(Collected data entries)

* * * *

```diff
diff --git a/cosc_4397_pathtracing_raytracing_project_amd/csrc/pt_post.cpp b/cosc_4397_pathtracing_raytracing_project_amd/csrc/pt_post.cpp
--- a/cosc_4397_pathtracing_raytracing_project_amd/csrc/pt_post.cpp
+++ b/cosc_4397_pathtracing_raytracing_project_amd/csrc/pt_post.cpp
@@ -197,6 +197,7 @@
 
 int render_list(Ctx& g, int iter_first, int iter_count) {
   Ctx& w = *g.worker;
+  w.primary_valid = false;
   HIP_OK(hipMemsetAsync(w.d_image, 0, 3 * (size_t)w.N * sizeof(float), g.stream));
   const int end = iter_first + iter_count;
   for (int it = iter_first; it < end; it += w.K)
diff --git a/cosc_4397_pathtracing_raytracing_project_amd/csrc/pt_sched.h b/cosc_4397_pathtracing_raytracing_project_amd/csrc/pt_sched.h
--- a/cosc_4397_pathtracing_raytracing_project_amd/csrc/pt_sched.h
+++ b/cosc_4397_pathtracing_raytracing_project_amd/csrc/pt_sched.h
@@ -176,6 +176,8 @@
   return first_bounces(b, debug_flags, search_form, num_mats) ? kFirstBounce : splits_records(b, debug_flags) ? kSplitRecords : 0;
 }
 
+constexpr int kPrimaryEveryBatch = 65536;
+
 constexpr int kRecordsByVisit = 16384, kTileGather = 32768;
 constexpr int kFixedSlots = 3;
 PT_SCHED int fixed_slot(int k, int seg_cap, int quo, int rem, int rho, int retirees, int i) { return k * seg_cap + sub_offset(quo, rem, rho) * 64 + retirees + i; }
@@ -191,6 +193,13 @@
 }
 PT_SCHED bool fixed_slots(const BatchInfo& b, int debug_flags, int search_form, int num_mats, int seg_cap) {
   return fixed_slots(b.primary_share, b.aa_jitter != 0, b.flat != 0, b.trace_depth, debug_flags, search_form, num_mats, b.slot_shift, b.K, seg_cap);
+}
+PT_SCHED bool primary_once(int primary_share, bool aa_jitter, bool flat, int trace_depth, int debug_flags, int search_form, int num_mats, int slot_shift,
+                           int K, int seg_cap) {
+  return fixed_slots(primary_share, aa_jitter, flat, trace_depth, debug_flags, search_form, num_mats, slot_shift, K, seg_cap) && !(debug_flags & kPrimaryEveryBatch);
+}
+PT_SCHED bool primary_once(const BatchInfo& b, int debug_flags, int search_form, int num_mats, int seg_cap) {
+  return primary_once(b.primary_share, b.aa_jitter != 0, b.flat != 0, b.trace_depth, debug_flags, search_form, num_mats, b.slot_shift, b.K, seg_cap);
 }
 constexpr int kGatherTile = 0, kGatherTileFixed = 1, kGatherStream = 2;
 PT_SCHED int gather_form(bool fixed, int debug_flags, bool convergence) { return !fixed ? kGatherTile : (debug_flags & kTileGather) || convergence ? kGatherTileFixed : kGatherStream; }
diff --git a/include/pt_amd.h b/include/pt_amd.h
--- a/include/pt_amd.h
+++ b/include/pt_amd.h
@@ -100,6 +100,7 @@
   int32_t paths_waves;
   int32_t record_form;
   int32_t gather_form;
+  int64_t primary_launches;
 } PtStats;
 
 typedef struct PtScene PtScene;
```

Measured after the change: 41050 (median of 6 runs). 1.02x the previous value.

* * * *

EXERCISE INSTRUCTIONS: Go through the records above and set each one down exactly, please.

WORKED SOLUTION:
```diff
diff --git a/cosc_4397_pathtracing_raytracing_project_amd/csrc/pt_post.cpp b/cosc_4397_pathtracing_raytracing_project_amd/csrc/pt_post.cpp
--- a/cosc_4397_pathtracing_raytracing_project_amd/csrc/pt_post.cpp
+++ b/cosc_4397_pathtracing_raytracing_project_amd/csrc/pt_post.cpp
@@ -197,6 +197,7 @@
 
 int render_list(Ctx& g, int iter_first, int iter_count) {
   Ctx& w = *g.worker;
+  w.primary_valid = false;
   HIP_OK(hipMemsetAsync(w.d_image, 0, 3 * (size_t)w.N * sizeof(float), g.stream));
   const int end = iter_first + iter_count;
   for (int it = iter_first; it < end; it += w.K)
diff --git a/cosc_4397_pathtracing_raytracing_project_amd/csrc/pt_sched.h b/cosc_4397_pathtracing_raytracing_project_amd/csrc/pt_sched.h
--- a/cosc_4397_pathtracing_raytracing_project_amd/csrc/pt_sched.h
+++ b/cosc_4397_pathtracing_raytracing_project_amd/csrc/pt_sched.h
@@ -176,6 +176,8 @@
   return first_bounces(b, debug_flags, search_form, num_mats) ? kFirstBounce : splits_records(b, debug_flags) ? kSplitRecords : 0;
 }
 
+constexpr int kPrimaryEveryBatch = 65536;
+
 constexpr int kRecordsByVisit = 16384, kTileGather = 32768;
 constexpr int kFixedSlots = 3;
 PT_SCHED int fixed_slot(int k, int seg_cap, int quo, int rem, int rho, int retirees, int i) { return k * seg_cap + sub_offset(quo, rem, rho) * 64 + retirees + i; }
@@ -191,6 +193,13 @@
 }
 PT_SCHED bool fixed_slots(const BatchInfo& b, int debug_flags, int search_form, int num_mats, int seg_cap) {
   return fixed_slots(b.primary_share, b.aa_jitter != 0, b.flat != 0, b.trace_depth, debug_flags, search_form, num_mats, b.slot_shift, b.K, seg_cap);
+}
+PT_SCHED bool primary_once(int primary_share, bool aa_jitter, bool flat, int trace_depth, int debug_flags, int search_form, int num_mats, int slot_shift,
+                           int K, int seg_cap) {
+  return fixed_slots(primary_share, aa_jitter, flat, trace_depth, debug_flags, search_form, num_mats, slot_shift, K, seg_cap) && !(debug_flags & kPrimaryEveryBatch);
+}
+PT_SCHED bool primary_once(const BatchInfo& b, int debug_flags, int search_form, int num_mats, int seg_cap) {
+  return primary_once(b.primary_share, b.aa_jitter != 0, b.flat != 0, b.trace_depth, debug_flags, search_form, num_mats, b.slot_shift, b.K, seg_cap);
 }
 constexpr int kGatherTile = 0, kGatherTileFixed = 1, kGatherStream = 2;
 PT_SCHED int gather_form(bool fixed, int debug_flags, bool convergence) { return !fixed ? kGatherTile : (debug_flags & kTileGather) || convergence ? kGatherTileFixed : kGatherStream; }
diff --git a/include/pt_amd.h b/include/pt_amd.h
--- a/include/pt_amd.h
+++ b/include/pt_amd.h
@@ -100,6 +100,7 @@
   int32_t paths_waves;
   int32_t record_form;
   int32_t gather_form;
+  int64_t primary_launches;
 } PtStats;
 
 typedef struct PtScene PtScene;
```

Measured after the change: 41050 (median of 6 runs). 1.02x the previous value.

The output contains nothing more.